(Entries provided begins)
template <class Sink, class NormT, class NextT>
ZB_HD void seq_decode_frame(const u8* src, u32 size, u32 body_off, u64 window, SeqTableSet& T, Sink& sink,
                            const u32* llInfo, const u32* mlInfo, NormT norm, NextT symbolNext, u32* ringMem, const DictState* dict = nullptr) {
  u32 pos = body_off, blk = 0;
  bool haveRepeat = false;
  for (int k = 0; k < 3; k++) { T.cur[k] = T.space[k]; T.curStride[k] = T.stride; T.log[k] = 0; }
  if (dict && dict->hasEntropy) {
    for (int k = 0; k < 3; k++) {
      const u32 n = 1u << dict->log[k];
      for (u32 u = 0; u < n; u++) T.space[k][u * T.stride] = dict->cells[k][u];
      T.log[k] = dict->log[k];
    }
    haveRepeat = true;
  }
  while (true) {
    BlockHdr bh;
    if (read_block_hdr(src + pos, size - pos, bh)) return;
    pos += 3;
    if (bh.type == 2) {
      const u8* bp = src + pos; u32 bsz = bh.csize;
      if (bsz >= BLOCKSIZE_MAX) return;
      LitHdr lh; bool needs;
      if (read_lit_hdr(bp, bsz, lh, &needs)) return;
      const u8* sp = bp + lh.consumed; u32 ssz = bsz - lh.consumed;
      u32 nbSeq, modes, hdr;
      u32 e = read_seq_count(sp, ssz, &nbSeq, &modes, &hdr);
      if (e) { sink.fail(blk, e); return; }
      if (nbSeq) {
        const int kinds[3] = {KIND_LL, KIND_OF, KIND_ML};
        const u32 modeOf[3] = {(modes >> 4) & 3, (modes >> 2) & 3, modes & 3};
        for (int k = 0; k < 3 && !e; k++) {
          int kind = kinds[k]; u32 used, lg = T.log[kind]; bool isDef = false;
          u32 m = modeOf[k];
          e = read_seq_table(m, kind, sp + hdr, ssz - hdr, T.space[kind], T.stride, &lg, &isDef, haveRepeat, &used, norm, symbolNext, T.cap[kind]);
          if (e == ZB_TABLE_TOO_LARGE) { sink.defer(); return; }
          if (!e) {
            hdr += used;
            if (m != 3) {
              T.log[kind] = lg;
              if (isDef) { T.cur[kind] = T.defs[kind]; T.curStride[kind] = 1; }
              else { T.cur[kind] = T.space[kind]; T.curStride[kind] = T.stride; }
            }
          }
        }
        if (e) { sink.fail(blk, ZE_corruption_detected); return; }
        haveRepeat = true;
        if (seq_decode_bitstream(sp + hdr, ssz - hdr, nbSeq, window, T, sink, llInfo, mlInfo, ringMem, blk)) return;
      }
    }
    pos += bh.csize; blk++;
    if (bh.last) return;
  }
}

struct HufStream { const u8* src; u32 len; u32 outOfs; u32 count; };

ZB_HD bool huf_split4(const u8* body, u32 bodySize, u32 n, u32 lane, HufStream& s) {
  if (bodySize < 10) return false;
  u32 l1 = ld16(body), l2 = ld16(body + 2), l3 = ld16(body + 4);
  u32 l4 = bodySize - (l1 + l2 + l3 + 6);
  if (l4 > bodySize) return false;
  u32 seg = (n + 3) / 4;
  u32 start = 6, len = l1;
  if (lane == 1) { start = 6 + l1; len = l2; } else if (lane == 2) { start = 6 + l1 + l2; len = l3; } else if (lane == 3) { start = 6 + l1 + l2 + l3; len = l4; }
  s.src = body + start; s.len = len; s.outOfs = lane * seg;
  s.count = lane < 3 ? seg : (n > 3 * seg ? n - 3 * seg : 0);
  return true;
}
(Entries provided ends)
(Entries provided begins)
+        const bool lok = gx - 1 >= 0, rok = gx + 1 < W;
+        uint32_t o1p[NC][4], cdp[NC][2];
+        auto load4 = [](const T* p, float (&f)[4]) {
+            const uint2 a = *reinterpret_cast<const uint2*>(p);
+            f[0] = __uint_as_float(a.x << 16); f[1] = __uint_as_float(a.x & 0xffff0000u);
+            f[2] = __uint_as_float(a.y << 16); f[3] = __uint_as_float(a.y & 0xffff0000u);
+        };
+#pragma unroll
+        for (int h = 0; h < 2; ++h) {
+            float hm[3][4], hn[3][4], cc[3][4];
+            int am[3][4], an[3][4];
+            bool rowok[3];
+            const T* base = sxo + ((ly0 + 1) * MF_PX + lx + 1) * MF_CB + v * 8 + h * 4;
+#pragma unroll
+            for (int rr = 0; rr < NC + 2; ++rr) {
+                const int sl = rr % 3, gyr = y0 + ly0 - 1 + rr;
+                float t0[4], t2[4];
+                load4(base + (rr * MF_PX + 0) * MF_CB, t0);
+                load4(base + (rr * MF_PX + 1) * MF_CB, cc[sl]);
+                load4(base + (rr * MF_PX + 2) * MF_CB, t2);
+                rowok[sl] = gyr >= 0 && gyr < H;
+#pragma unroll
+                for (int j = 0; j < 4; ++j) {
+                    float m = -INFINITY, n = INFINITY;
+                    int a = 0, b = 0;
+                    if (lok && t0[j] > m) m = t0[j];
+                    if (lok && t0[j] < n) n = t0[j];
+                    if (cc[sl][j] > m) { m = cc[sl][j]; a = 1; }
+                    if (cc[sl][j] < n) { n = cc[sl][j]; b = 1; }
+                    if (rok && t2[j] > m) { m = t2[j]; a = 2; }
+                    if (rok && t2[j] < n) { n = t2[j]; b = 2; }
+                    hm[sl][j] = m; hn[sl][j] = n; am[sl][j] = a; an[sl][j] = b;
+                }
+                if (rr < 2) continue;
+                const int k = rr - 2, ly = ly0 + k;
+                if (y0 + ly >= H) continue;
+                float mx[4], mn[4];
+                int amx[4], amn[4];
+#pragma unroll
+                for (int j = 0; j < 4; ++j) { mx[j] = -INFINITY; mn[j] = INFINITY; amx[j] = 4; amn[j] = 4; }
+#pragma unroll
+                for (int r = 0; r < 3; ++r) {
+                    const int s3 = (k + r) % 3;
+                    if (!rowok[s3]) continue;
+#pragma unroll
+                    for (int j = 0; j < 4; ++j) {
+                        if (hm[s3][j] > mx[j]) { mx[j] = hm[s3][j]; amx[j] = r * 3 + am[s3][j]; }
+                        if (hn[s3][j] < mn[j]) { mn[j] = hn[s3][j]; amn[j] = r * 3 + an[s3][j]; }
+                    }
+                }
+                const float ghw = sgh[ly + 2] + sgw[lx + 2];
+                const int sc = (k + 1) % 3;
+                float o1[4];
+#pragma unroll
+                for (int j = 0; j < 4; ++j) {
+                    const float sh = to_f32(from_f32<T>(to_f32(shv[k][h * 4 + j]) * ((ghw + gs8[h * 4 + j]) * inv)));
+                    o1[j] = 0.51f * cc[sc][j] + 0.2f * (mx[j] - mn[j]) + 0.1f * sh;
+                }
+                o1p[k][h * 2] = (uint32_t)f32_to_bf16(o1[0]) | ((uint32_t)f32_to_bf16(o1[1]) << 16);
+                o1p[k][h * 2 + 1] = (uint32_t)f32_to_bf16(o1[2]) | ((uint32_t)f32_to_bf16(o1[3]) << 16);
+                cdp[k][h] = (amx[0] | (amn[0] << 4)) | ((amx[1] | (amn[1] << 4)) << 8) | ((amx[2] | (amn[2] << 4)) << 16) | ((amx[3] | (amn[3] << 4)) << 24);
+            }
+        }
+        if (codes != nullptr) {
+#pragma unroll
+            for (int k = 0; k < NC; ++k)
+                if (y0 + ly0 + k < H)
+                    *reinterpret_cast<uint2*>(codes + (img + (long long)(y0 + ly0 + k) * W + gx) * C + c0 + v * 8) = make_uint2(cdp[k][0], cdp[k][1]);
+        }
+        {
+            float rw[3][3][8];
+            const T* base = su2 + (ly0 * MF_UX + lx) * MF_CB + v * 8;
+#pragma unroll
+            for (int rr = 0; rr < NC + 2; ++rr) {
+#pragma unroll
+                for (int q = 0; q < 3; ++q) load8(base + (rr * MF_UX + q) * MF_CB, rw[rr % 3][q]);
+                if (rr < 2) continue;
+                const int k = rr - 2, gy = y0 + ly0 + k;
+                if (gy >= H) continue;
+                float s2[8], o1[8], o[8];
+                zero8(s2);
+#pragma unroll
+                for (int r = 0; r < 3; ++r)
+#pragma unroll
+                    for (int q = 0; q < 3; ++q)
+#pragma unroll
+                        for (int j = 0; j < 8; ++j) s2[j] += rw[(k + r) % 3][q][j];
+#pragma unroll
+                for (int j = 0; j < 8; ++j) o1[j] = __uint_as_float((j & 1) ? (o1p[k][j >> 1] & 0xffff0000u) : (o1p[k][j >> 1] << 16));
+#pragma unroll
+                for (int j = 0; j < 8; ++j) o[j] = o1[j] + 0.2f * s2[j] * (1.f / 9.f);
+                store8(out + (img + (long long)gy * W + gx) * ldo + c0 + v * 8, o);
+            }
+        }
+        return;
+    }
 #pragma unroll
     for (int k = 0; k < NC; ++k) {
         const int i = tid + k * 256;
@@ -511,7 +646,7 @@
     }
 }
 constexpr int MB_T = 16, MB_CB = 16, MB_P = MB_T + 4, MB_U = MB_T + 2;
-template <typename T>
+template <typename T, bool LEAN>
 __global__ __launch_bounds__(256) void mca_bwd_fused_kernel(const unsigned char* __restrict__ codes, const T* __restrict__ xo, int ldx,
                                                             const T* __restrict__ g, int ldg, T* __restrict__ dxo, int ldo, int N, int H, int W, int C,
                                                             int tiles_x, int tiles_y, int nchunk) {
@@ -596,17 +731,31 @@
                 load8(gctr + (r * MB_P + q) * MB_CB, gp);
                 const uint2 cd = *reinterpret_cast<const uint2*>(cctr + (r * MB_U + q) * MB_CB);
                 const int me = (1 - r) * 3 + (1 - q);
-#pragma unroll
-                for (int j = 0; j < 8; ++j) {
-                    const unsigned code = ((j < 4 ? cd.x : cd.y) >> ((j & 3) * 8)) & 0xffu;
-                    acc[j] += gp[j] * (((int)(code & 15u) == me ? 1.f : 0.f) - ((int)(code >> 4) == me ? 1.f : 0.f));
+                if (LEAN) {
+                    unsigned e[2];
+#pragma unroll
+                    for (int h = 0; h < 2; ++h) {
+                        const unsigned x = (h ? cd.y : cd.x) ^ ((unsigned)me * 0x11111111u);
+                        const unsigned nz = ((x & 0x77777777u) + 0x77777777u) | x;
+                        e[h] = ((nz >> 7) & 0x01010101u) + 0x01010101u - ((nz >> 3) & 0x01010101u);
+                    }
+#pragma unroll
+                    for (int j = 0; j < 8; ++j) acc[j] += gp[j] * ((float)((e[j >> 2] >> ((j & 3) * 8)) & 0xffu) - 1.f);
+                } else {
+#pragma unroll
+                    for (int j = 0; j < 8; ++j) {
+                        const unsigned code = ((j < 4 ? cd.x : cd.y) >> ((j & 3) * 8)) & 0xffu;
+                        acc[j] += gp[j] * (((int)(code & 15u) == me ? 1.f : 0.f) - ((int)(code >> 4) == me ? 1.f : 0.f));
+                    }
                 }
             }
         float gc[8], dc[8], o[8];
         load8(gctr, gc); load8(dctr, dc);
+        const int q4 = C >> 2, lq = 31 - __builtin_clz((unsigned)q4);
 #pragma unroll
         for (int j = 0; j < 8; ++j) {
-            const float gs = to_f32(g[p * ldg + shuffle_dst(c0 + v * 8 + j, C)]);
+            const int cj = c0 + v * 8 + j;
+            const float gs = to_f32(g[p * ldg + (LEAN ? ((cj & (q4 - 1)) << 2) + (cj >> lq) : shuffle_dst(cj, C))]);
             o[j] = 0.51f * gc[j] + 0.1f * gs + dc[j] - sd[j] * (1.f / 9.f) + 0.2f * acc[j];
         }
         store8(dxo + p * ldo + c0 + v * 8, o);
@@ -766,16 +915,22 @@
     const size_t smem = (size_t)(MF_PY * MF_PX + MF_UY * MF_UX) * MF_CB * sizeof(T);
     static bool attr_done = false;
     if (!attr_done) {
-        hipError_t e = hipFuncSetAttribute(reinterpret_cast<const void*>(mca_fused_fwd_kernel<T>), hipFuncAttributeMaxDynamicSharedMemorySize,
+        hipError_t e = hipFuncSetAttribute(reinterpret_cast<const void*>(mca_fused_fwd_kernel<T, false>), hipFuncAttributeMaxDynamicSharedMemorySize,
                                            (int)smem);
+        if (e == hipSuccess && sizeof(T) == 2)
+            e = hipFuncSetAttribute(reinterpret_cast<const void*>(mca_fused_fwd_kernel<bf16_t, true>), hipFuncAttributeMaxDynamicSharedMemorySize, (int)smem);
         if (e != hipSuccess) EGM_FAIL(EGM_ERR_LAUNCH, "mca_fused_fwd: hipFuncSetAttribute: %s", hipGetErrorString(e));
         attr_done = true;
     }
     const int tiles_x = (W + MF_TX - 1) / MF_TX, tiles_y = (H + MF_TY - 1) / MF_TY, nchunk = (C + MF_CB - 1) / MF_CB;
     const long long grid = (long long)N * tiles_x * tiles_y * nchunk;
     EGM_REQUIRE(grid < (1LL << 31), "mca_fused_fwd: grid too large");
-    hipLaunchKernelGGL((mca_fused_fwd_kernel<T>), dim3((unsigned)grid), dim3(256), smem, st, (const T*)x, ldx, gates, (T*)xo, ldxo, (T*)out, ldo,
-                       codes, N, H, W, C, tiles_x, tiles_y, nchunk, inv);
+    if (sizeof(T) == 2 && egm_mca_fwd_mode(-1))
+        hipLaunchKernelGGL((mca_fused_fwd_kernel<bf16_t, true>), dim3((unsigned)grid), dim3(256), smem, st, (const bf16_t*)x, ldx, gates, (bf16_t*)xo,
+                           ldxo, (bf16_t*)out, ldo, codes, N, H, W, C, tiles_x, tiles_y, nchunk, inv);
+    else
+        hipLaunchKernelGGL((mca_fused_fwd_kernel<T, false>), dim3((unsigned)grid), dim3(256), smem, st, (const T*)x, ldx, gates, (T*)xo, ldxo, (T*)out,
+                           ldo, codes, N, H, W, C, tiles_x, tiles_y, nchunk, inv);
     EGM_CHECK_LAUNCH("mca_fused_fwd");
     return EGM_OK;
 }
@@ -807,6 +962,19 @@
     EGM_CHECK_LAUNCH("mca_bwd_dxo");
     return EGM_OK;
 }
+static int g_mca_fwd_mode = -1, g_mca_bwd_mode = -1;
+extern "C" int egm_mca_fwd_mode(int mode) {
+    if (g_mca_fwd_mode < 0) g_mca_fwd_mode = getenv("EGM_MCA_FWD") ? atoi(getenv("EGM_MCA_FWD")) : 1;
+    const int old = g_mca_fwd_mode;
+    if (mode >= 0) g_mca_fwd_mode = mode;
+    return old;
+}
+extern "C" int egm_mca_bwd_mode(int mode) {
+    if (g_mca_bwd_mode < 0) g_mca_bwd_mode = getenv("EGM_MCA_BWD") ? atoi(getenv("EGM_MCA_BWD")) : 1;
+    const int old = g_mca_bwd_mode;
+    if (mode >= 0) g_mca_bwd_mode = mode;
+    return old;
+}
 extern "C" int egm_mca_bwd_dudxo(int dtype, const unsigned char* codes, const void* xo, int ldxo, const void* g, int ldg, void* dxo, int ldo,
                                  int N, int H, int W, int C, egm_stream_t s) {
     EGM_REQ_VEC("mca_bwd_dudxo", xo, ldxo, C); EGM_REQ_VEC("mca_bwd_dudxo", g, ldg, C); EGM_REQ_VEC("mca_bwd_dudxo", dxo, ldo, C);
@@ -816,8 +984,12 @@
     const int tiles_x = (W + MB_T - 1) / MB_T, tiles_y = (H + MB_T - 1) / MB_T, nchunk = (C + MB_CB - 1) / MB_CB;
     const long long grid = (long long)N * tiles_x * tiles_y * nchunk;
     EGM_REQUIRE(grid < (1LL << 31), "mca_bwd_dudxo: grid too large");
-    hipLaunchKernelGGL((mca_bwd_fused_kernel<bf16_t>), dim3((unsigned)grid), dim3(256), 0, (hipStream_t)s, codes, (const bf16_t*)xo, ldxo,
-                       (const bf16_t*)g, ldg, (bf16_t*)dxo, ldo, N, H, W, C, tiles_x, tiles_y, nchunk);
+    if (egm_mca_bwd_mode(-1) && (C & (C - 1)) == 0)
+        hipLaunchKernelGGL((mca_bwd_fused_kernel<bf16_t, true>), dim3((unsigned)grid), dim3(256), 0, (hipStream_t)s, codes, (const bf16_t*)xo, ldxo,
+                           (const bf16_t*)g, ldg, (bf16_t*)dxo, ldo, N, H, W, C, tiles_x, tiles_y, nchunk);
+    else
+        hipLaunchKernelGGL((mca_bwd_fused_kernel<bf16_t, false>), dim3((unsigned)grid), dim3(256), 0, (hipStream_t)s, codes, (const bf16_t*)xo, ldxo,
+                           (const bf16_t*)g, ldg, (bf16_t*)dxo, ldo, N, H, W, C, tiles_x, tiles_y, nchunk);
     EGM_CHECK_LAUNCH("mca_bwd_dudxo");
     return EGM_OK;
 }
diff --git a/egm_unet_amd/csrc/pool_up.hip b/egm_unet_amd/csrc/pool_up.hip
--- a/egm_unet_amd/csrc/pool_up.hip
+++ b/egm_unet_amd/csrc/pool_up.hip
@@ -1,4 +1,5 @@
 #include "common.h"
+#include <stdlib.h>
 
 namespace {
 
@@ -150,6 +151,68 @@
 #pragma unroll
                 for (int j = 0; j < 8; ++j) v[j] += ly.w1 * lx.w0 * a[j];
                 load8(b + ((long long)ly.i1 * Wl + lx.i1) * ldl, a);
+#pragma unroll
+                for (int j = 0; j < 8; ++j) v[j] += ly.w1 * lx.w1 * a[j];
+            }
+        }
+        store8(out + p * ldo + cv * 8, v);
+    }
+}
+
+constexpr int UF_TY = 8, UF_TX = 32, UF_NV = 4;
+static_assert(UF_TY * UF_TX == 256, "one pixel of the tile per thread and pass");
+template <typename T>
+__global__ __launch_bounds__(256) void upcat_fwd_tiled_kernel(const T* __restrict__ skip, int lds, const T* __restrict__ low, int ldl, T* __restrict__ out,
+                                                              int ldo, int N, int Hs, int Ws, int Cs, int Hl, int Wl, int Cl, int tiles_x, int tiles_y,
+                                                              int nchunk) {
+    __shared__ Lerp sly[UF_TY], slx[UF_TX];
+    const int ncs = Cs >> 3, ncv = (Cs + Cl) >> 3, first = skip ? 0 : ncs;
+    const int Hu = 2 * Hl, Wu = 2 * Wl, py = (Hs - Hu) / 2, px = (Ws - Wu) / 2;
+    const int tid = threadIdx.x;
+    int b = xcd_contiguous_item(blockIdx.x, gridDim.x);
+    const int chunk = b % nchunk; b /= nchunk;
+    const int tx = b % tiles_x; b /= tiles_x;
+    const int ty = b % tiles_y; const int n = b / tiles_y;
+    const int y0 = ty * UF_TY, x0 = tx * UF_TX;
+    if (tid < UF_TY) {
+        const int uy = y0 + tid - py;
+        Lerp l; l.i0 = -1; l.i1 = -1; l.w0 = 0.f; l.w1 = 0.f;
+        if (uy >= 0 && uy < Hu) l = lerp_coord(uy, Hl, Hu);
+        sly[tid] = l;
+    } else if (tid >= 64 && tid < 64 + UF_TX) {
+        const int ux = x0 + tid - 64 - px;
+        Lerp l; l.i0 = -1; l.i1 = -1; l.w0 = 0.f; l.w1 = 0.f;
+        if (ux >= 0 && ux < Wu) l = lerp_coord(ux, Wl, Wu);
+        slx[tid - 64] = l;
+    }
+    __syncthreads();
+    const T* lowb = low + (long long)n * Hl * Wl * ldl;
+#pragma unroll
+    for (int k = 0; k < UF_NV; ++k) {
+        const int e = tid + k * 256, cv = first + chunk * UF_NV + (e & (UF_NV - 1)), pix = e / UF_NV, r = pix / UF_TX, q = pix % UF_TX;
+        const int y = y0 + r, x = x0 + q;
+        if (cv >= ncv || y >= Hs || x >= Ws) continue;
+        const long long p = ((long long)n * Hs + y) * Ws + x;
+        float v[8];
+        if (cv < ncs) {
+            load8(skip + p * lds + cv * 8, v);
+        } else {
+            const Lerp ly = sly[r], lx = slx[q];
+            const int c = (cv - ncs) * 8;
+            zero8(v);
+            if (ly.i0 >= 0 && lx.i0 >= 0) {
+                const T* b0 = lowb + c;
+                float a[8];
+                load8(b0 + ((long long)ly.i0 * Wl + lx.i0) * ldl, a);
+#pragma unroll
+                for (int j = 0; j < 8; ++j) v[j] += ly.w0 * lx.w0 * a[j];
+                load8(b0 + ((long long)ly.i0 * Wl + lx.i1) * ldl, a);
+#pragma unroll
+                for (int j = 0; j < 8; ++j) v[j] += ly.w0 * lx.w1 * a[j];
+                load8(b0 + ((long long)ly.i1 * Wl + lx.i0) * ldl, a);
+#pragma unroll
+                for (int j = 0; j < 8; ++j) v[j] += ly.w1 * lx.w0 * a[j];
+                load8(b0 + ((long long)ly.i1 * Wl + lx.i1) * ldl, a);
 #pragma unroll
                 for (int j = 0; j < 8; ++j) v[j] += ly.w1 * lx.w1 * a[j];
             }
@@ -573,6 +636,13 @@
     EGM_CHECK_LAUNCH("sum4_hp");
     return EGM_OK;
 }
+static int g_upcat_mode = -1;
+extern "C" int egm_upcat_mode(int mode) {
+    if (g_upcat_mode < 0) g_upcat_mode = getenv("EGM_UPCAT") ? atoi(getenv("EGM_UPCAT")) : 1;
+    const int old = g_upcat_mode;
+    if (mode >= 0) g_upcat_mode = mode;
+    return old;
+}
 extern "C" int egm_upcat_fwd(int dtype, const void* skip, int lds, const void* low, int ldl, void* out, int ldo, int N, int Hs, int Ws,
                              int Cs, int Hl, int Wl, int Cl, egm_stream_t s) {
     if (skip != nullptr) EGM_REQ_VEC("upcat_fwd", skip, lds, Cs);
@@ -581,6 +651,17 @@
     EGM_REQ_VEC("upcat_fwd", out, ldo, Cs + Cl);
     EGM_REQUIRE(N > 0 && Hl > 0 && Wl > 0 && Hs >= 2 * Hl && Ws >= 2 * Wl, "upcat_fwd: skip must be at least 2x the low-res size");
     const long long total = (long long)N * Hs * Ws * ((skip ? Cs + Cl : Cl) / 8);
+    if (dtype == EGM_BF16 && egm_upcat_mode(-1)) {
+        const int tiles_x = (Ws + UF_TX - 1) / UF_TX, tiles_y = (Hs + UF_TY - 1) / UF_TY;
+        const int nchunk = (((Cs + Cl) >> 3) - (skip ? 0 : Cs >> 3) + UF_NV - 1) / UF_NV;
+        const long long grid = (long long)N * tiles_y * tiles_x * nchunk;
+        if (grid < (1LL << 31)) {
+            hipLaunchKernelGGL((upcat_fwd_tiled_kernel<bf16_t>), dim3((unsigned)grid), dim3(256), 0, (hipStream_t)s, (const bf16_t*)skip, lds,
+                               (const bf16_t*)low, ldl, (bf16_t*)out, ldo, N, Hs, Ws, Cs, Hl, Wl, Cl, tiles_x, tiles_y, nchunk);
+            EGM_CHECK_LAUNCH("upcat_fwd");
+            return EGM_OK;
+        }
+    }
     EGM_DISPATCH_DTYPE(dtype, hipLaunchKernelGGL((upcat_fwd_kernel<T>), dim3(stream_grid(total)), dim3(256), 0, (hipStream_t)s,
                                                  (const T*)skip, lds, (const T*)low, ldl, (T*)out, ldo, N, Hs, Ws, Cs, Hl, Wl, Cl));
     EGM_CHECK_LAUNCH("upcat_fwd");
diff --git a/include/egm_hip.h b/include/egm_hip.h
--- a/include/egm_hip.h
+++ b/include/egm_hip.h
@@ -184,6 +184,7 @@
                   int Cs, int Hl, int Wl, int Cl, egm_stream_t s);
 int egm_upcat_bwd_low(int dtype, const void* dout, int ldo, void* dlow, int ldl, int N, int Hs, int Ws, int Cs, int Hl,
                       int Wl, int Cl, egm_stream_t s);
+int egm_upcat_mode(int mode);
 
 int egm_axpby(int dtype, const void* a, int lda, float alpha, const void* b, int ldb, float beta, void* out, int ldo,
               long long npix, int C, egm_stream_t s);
(Entries provided ends)
### Problem to work on:
Report how many lines in the records above contain the word "window", giving only the number.

### Output below:
2